PROBLEM TO SOLVE ::
All entries shown below must be given again word for word.

RECORD EXTRACTS ::
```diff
+extern "C" int siggan_op_conv4x4s2_wgrad_halves(siggan_ctx* c, const void* small_dev, const void* large_dev, float* dw_dev,
+                                                float* db_dev, int32_t batch, int32_t h_small, int32_t c_small, int32_t c_large,
+                                                int32_t halves, int32_t* mode_out, void* stream) {
+    if (!c) return fail(SIGGAN_E_INVALID, "null context");
+    if (!small_dev || !large_dev || !dw_dev || !db_dev || !mode_out) return fail(SIGGAN_E_INVALID, "null tensor");
+    if (!pow2(h_small) || !pow2(c_small) || !pow2(c_large) || c_small < 64 || c_large < 32 || c_small > 512 || c_large > 512 ||
+        batch < 2 || (batch & 1))
+        return fail(SIGGAN_E_INVALID, "shape not in the model family (pow2 dims, 64 <= Cs <= 512, 32 <= Cl <= 512, an even batch)");
+    if (c->dt != DT_F32) return fail(SIGGAN_E_STATE, "the two-launch weight gradient is an fp32 path");
+    DevGuard dg_(c->cfg.device); HIPCHK(dg_.err);
+    hipStream_t s = (hipStream_t)stream;
+    WgradArgs w; memset(&w, 0, sizeof w); w.zeros = c->zeros; w.dt = c->dt;
+    w.S = small_dev; w.L = large_dev; w.slab = c->slab; w.dw = dw_dev; w.db = db_dev; w.B = batch; w.Cs = c_small; w.Cl = c_large;
+    w.lgHs = w.lgWs = ilog2i(h_small); w.lgCl = ilog2i(c_large); w.K = batch * h_small * h_small;
+    const int max_splits = (int)(c->slab_floats / ((int64_t)c_small * (16 * c_large + 1)));
+    *mode_out = wgrad_half_mode(w, max_splits);
+    if (!halves) {
+        launch_wgrad(w, max_splits, s);
+    } else {
+        if (*mode_out == WG_HALF_NONE) return fail(SIGGAN_E_STATE, "this problem's K split has no two-launch form");
+        if (wgrad_half_floats(w, max_splits) > c->slab_floats) return fail(SIGGAN_E_STATE, "the slab region is too small for this problem");
+        launch_wgrad_half(w, max_splits, 0, s);
+        launch_wgrad_half(w, max_splits, 1, s);
+    }
+    LAUNCHCHK();
+    return SIGGAN_OK;
+}
+
 extern "C" int siggan_op_adam(siggan_ctx* c, float* p, float* g, float* m, float* v, int64_t n, int32_t step,
                               const siggan_hyper* hp, void* stream) {
     if (!c) return fail(SIGGAN_E_INVALID, "null context");
@@ -1575,6 +1736,14 @@
     else if (!strcmp(name, "probs")) { *ptr = c->probs; *cap = Bd; typed = false; }
     else if (!strcmp(name, "dlogit")) { *ptr = c->dlogit; *cap = Bd; typed = false; }
     else if (!strcmp(name, "d_noise") && dl) { *ptr = c->d_noise[idx]; *cap = Bd * c->dC[idx]; typed = false; }
+    else if (!strcmp(name, "dreal_bwd")) {
+        if (n != 1 || idx < 0 || idx > c->Ld || idx == 1) return fail(SIGGAN_E_INVALID, "debug scalar dreal_bwd[%d]: index 0 or a block 2..%d, 1 float", idx, c->Ld);
+        DevGuard dg_(c->cfg.device); HIPCHK(dg_.err);
+        HIPCHK(hipStreamSynchronize((hipStream_t)stream));
+        const float v = idx == 0 ? (float)c->dbwd_taken_B : (float)c->dbwd_taken_mode[idx];
+        HIPCHK(hipMemcpy(out_dev, &v, sizeof v, hipMemcpyHostToDevice));
+        return SIGGAN_OK;
+    }
     else if (!strcmp(name, "rode") || !strcmp(name, "pre_real") || !strcmp(name, "ride_late")) {
         if (n != 1) return fail(SIGGAN_E_INVALID, "debug scalar %s holds 1 float, %lld asked", name, (long long)n);
         DevGuard dg_(c->cfg.device); HIPCHK(dg_.err);
```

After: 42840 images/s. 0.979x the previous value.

RESPONSE AREA ::
```diff
+extern "C" int siggan_op_conv4x4s2_wgrad_halves(siggan_ctx* c, const void* small_dev, const void* large_dev, float* dw_dev,
+                                                float* db_dev, int32_t batch, int32_t h_small, int32_t c_small, int32_t c_large,
+                                                int32_t halves, int32_t* mode_out, void* stream) {
+    if (!c) return fail(SIGGAN_E_INVALID, "null context");
+    if (!small_dev || !large_dev || !dw_dev || !db_dev || !mode_out) return fail(SIGGAN_E_INVALID, "null tensor");
+    if (!pow2(h_small) || !pow2(c_small) || !pow2(c_large) || c_small < 64 || c_large < 32 || c_small > 512 || c_large > 512 ||
+        batch < 2 || (batch & 1))
+        return fail(SIGGAN_E_INVALID, "shape not in the model family (pow2 dims, 64 <= Cs <= 512, 32 <= Cl <= 512, an even batch)");
+    if (c->dt != DT_F32) return fail(SIGGAN_E_STATE, "the two-launch weight gradient is an fp32 path");
+    DevGuard dg_(c->cfg.device); HIPCHK(dg_.err);
+    hipStream_t s = (hipStream_t)stream;
+    WgradArgs w; memset(&w, 0, sizeof w); w.zeros = c->zeros; w.dt = c->dt;
+    w.S = small_dev; w.L = large_dev; w.slab = c->slab; w.dw = dw_dev; w.db = db_dev; w.B = batch; w.Cs = c_small; w.Cl = c_large;
+    w.lgHs = w.lgWs = ilog2i(h_small); w.lgCl = ilog2i(c_large); w.K = batch * h_small * h_small;
+    const int max_splits = (int)(c->slab_floats / ((int64_t)c_small * (16 * c_large + 1)));
+    *mode_out = wgrad_half_mode(w, max_splits);
+    if (!halves) {
+        launch_wgrad(w, max_splits, s);
+    } else {
+        if (*mode_out == WG_HALF_NONE) return fail(SIGGAN_E_STATE, "this problem's K split has no two-launch form");
+        if (wgrad_half_floats(w, max_splits) > c->slab_floats) return fail(SIGGAN_E_STATE, "the slab region is too small for this problem");
+        launch_wgrad_half(w, max_splits, 0, s);
+        launch_wgrad_half(w, max_splits, 1, s);
+    }
+    LAUNCHCHK();
+    return SIGGAN_OK;
+}
+
 extern "C" int siggan_op_adam(siggan_ctx* c, float* p, float* g, float* m, float* v, int64_t n, int32_t step,
                               const siggan_hyper* hp, void* stream) {
     if (!c) return fail(SIGGAN_E_INVALID, "null context");
@@ -1575,6 +1736,14 @@
     else if (!strcmp(name, "probs")) { *ptr = c->probs; *cap = Bd; typed = false; }
     else if (!strcmp(name, "dlogit")) { *ptr = c->dlogit; *cap = Bd; typed = false; }
     else if (!strcmp(name, "d_noise") && dl) { *ptr = c->d_noise[idx]; *cap = Bd * c->dC[idx]; typed = false; }
+    else if (!strcmp(name, "dreal_bwd")) {
+        if (n != 1 || idx < 0 || idx > c->Ld || idx == 1) return fail(SIGGAN_E_INVALID, "debug scalar dreal_bwd[%d]: index 0 or a block 2..%d, 1 float", idx, c->Ld);
+        DevGuard dg_(c->cfg.device); HIPCHK(dg_.err);
+        HIPCHK(hipStreamSynchronize((hipStream_t)stream));
+        const float v = idx == 0 ? (float)c->dbwd_taken_B : (float)c->dbwd_taken_mode[idx];
+        HIPCHK(hipMemcpy(out_dev, &v, sizeof v, hipMemcpyHostToDevice));
+        return SIGGAN_OK;
+    }
     else if (!strcmp(name, "rode") || !strcmp(name, "pre_real") || !strcmp(name, "ride_late")) {
         if (n != 1) return fail(SIGGAN_E_INVALID, "debug scalar %s holds 1 float, %lld asked", name, (long long)n);
         DevGuard dg_(c->cfg.device); HIPCHK(dg_.err);
```

After: 42840 images/s. 0.979x the previous value.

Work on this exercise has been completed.